## THE PROBLEM:
Of the lines in the data below, count the ones holding the string "nslabs", and answer with that number only.
○ ○ ○
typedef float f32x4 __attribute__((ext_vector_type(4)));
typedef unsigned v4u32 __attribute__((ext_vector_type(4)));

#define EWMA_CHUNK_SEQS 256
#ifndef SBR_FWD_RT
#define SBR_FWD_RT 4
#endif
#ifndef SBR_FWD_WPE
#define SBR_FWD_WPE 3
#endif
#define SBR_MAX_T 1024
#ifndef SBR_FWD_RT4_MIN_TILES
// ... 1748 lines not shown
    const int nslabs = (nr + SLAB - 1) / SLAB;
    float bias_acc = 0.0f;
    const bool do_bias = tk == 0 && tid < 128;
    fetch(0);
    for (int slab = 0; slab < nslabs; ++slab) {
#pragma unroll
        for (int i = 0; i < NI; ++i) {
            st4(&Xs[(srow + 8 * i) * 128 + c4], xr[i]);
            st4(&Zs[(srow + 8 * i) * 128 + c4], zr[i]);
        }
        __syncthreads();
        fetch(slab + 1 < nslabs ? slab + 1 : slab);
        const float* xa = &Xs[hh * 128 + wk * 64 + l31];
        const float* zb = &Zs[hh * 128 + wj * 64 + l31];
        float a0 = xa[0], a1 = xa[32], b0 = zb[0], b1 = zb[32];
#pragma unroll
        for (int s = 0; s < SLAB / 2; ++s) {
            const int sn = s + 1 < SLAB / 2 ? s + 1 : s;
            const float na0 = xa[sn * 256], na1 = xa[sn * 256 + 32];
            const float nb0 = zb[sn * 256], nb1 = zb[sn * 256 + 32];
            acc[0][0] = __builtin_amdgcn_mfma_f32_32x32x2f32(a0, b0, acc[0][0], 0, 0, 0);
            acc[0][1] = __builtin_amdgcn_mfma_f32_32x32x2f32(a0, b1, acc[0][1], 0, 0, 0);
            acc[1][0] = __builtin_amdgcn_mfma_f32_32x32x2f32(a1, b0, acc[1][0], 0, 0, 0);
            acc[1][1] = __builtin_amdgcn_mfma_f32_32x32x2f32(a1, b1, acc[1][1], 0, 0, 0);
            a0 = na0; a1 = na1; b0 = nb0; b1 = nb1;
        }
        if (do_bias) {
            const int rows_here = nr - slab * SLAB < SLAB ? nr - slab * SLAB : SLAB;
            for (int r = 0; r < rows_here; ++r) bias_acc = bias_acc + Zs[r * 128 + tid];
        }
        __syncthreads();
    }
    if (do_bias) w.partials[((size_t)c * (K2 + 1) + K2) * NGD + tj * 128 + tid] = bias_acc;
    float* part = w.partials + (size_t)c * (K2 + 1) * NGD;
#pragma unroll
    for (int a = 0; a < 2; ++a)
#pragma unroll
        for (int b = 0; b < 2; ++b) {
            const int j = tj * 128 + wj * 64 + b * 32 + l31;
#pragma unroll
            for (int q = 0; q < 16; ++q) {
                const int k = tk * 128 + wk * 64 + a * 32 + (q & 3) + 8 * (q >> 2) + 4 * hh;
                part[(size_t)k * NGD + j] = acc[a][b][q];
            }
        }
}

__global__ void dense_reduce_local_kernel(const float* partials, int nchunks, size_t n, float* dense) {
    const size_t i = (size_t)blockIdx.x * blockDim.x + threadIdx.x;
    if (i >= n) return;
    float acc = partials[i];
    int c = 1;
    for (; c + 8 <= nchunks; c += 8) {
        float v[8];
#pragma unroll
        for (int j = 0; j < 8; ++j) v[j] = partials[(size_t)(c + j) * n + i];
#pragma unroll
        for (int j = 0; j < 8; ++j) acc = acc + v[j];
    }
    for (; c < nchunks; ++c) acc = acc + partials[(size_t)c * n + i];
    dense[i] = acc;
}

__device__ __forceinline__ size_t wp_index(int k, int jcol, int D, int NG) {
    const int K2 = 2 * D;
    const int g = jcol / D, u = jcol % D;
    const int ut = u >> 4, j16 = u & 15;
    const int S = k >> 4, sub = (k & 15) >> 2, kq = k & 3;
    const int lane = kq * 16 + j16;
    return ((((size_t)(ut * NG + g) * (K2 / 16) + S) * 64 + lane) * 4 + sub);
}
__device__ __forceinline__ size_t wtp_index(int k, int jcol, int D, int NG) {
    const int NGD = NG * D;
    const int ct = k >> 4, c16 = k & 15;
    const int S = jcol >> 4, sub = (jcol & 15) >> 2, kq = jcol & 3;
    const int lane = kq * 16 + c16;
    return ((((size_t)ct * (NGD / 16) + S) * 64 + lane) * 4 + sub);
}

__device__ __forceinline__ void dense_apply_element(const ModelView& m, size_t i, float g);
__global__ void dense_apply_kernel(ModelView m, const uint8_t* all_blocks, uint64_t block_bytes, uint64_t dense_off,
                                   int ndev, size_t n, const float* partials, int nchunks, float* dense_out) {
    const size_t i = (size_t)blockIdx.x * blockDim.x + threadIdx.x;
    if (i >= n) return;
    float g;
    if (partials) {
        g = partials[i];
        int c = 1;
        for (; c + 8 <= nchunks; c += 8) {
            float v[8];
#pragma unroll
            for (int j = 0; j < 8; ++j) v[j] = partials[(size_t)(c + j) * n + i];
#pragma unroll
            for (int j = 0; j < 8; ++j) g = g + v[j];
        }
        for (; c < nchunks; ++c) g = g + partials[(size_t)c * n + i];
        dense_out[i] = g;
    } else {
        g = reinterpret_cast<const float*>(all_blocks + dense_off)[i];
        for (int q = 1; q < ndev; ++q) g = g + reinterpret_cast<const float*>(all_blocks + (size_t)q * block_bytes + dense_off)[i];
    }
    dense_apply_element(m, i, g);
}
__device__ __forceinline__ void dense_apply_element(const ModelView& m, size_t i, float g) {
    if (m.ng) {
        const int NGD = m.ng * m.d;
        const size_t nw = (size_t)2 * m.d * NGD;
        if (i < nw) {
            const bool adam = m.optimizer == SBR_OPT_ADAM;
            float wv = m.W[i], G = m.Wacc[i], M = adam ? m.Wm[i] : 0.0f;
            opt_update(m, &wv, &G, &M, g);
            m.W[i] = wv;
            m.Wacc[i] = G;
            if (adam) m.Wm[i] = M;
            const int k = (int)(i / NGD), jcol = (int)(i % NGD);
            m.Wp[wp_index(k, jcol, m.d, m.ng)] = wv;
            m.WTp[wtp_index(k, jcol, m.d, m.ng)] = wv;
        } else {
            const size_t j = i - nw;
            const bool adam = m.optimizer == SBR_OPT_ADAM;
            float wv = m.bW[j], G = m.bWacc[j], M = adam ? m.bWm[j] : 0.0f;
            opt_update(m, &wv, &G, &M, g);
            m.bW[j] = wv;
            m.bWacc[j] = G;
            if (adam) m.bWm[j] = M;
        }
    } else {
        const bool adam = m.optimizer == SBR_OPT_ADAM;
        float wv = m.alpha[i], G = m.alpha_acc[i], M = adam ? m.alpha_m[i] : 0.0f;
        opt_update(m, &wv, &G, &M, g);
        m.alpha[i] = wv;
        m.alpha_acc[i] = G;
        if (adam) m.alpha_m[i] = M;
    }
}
○ ○ ○
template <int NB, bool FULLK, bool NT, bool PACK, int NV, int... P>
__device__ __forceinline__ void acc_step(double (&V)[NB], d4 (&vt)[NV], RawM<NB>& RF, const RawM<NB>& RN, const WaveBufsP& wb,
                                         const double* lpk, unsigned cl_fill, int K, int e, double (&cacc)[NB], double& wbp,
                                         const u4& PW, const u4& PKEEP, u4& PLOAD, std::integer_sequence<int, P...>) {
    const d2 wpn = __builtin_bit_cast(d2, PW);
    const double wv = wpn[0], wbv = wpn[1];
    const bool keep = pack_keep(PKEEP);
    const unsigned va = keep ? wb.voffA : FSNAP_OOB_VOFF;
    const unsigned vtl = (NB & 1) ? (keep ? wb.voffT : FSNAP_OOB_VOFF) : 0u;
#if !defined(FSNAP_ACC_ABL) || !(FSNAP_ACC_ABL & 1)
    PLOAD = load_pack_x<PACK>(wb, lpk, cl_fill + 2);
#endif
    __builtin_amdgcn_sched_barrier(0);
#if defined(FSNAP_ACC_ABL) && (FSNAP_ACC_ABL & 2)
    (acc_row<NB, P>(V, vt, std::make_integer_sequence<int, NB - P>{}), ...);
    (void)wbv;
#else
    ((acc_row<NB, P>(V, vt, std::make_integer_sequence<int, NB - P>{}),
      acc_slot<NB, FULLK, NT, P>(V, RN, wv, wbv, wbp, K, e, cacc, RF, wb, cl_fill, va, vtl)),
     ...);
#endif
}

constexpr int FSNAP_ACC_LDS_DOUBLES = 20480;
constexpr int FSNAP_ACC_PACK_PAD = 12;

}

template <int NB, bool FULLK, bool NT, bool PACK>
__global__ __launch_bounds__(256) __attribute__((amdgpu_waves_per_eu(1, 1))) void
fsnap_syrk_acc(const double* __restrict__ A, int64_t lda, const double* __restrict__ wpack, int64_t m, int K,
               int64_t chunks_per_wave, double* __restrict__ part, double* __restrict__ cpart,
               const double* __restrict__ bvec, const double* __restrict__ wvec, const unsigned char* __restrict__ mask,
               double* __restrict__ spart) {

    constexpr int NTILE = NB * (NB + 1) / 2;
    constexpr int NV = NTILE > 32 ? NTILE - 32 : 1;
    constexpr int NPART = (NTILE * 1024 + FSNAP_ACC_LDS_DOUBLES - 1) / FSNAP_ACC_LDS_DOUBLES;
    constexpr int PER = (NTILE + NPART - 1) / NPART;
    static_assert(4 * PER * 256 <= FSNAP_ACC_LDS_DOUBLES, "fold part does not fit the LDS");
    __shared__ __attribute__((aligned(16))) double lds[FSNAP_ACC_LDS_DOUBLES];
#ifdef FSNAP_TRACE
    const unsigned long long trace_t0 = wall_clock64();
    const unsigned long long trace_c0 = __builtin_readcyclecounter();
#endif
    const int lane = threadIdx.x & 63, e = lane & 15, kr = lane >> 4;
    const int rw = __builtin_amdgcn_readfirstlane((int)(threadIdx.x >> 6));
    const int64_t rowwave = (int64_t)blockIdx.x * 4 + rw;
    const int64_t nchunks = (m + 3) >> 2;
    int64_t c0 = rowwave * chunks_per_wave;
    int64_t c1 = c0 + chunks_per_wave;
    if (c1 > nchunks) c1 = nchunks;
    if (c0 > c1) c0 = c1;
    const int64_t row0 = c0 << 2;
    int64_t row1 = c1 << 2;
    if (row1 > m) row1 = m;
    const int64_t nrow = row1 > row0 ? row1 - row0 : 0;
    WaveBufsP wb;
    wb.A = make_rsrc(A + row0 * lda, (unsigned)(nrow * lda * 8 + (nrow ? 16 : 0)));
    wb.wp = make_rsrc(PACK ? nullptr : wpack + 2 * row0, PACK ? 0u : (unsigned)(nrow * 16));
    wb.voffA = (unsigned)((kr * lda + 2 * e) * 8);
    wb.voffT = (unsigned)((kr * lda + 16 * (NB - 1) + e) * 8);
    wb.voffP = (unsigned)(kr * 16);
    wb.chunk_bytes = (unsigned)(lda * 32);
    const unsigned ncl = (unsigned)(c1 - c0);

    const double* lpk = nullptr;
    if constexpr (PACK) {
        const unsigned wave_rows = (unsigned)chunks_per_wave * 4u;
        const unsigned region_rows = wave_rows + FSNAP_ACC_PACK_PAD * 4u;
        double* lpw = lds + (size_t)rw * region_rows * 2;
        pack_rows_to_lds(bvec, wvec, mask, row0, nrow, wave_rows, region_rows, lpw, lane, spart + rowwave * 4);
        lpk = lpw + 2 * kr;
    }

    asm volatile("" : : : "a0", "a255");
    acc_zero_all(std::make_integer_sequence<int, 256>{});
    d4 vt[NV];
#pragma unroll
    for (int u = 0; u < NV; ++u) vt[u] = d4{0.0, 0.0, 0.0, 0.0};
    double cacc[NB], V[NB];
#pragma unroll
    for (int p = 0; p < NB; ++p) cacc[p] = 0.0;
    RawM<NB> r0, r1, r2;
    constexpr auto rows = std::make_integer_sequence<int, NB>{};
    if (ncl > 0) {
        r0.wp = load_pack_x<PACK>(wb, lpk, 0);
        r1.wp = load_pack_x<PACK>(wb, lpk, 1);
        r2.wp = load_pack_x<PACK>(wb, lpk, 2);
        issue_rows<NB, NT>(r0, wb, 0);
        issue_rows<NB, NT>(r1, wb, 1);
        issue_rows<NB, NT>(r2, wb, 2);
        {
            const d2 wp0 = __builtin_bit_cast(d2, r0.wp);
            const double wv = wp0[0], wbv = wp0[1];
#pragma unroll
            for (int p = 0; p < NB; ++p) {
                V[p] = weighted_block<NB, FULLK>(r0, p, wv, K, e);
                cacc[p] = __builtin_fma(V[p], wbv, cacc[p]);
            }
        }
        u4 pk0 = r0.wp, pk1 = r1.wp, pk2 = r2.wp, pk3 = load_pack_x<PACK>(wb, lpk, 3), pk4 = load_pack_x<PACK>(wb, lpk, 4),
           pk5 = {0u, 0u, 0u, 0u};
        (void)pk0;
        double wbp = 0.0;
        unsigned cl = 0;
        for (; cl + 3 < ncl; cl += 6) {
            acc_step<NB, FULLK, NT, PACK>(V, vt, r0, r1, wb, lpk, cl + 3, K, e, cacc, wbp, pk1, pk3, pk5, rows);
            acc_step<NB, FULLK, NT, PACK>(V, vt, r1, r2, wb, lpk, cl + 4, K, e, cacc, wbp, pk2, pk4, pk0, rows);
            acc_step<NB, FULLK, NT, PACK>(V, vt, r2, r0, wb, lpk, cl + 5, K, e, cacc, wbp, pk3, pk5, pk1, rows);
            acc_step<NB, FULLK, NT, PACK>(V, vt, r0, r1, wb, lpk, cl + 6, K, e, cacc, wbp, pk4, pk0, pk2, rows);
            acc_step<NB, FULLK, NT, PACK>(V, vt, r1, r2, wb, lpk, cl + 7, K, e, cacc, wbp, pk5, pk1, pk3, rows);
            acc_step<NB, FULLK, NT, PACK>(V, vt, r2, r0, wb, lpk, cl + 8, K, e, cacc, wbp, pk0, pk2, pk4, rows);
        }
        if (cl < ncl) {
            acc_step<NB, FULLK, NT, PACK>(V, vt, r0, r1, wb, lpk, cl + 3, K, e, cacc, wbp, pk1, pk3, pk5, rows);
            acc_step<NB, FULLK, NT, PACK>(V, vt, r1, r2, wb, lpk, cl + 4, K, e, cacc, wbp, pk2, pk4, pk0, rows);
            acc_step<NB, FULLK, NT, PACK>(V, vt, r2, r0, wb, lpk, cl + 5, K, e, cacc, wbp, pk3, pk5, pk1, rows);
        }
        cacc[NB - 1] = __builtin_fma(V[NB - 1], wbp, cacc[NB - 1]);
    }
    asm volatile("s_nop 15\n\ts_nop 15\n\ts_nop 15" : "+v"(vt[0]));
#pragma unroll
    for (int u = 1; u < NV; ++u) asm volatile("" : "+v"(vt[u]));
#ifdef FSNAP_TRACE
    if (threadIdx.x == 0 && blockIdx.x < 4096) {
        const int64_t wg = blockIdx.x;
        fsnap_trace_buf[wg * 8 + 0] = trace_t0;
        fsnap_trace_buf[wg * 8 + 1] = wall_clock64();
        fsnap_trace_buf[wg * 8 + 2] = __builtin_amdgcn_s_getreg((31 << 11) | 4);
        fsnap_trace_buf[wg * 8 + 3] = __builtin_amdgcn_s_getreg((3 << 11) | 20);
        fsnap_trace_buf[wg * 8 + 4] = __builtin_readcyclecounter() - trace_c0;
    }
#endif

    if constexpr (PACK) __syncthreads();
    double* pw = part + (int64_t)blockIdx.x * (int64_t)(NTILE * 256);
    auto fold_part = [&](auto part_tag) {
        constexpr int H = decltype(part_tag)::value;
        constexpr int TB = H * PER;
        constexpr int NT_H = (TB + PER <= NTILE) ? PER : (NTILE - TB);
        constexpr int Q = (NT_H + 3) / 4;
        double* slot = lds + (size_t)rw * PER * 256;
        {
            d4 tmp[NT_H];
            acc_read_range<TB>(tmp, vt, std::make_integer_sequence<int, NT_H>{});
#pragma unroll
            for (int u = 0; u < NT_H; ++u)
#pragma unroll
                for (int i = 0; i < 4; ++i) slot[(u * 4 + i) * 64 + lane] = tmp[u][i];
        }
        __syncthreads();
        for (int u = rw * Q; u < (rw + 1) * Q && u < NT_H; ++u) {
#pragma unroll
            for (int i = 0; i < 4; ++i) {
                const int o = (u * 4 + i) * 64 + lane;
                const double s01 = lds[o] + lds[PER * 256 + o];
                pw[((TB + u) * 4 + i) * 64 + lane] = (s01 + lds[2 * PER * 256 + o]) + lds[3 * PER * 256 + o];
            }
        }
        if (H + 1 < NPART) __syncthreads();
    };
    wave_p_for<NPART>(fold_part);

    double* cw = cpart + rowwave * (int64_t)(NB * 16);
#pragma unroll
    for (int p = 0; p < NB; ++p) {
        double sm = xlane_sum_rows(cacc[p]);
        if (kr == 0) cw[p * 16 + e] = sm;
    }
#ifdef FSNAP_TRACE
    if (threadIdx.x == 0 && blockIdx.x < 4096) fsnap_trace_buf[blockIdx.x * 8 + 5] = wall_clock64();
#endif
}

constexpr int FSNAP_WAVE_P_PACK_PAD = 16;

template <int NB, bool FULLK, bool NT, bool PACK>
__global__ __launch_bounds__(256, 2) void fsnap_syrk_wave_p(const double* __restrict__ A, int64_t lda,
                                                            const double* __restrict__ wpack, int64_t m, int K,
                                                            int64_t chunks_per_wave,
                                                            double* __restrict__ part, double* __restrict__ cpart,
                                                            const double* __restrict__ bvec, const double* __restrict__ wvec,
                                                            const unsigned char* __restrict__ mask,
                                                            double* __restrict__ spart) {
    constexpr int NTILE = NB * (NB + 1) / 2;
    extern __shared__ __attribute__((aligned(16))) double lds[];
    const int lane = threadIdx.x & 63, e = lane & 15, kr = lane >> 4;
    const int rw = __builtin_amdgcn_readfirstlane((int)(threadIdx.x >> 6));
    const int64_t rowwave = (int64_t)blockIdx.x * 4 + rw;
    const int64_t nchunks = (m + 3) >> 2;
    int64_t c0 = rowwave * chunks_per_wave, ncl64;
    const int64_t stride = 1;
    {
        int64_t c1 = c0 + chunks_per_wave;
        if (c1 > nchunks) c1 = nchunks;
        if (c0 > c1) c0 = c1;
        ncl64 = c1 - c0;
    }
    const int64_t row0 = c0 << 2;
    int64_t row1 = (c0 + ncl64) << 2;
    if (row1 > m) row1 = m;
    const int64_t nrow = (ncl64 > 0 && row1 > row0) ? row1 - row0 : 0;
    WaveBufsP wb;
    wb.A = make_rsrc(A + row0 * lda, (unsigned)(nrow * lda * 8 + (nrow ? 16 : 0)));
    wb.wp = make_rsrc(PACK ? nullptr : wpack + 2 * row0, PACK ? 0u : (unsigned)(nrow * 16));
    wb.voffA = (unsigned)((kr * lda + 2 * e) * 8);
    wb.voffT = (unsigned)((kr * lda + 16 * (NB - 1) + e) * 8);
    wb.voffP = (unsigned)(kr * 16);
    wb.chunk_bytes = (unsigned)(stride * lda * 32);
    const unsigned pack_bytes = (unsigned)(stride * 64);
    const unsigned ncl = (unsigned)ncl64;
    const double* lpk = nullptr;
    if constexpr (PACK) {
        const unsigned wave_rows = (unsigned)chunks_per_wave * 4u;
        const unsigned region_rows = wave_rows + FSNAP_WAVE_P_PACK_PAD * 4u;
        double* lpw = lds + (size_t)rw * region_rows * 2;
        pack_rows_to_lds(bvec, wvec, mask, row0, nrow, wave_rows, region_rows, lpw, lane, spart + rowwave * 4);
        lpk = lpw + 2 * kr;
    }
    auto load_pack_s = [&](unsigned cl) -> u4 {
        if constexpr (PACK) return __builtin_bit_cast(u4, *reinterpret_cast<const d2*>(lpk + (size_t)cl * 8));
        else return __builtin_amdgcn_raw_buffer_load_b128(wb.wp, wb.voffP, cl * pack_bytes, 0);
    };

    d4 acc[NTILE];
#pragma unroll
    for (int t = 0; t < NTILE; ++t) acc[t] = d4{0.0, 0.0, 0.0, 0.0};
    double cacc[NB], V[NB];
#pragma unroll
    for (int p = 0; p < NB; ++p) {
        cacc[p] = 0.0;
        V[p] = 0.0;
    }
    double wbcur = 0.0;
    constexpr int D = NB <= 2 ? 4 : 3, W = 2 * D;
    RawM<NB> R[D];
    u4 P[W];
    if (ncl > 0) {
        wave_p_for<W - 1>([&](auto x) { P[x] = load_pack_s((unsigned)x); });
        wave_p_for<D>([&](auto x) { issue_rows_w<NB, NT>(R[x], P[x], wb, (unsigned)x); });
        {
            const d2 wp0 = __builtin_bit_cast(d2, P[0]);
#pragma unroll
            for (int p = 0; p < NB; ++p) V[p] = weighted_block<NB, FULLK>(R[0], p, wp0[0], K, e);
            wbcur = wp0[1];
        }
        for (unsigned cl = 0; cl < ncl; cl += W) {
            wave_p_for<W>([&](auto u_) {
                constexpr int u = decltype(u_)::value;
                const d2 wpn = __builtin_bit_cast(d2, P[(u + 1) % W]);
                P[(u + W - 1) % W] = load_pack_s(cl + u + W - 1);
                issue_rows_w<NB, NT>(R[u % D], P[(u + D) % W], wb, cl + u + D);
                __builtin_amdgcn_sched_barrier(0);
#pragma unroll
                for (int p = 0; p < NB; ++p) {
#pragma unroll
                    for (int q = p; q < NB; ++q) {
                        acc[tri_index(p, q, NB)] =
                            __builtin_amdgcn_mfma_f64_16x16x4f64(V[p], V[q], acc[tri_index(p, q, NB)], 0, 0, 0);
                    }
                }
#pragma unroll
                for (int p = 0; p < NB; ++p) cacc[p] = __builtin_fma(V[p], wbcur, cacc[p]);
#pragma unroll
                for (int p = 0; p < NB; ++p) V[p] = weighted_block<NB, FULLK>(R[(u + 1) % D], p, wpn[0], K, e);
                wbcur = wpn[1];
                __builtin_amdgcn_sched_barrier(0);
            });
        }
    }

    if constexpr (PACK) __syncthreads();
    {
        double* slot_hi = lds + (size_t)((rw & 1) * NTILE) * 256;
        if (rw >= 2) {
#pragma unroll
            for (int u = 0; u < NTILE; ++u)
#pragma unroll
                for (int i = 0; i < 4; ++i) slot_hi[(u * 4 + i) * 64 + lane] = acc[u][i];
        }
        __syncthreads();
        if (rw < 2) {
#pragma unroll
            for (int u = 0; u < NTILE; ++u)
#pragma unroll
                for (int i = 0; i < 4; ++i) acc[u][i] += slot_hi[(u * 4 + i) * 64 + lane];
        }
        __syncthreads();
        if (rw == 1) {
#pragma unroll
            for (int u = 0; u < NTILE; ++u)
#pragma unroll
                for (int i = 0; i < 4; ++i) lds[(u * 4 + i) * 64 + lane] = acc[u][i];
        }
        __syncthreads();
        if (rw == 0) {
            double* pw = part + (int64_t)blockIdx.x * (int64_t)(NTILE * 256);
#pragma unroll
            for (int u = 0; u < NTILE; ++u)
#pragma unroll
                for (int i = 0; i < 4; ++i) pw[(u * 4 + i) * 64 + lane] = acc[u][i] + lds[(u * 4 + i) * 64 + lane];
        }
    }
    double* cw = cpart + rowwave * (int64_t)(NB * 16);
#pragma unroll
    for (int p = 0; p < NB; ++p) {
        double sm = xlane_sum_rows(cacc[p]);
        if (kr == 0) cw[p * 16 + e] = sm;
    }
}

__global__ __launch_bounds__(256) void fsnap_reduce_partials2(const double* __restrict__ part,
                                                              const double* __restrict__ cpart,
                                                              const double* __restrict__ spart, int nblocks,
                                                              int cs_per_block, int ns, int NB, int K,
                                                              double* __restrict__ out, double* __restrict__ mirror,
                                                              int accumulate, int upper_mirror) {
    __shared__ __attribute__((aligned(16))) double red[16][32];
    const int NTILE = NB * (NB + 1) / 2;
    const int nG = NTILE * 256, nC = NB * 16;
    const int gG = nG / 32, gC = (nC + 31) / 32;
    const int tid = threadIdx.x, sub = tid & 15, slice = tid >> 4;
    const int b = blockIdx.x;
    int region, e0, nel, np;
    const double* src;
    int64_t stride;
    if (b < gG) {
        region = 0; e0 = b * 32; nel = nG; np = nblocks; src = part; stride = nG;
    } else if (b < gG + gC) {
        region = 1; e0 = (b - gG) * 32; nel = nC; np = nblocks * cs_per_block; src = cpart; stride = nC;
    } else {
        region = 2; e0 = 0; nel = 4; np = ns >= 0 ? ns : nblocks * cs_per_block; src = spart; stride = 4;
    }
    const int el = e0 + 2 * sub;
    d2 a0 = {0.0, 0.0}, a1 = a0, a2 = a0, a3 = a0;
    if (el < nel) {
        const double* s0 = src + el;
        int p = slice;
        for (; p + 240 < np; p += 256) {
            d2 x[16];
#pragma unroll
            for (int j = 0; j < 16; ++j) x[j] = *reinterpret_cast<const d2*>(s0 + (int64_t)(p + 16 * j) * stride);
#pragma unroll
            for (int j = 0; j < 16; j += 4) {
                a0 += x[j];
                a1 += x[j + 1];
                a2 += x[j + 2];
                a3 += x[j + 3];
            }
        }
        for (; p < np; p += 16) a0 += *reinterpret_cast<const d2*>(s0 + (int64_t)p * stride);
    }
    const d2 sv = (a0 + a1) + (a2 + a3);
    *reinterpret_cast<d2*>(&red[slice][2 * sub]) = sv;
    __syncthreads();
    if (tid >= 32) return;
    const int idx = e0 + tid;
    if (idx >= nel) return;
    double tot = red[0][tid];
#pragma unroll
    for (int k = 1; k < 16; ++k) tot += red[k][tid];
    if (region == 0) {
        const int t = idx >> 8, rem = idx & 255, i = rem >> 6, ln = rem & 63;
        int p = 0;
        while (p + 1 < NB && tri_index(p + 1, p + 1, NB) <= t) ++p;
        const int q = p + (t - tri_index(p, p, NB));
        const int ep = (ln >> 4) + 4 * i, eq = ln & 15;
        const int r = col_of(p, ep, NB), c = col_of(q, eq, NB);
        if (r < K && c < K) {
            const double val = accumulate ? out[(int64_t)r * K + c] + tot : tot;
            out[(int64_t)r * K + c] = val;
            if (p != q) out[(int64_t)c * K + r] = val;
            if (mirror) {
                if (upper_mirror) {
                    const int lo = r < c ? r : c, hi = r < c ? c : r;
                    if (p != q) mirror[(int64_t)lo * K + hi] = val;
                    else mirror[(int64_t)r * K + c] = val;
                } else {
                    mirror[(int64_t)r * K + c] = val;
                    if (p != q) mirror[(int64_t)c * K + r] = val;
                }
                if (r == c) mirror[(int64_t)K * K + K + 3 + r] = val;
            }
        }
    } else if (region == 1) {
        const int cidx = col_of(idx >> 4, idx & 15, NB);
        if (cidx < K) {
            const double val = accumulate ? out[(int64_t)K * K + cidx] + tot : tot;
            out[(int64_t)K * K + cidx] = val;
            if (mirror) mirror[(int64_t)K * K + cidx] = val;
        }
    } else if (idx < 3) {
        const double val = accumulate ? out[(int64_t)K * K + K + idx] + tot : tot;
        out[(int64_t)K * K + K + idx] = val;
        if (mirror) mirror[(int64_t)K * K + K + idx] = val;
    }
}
○ ○ ○
## RESULT OF THIS TASK:
3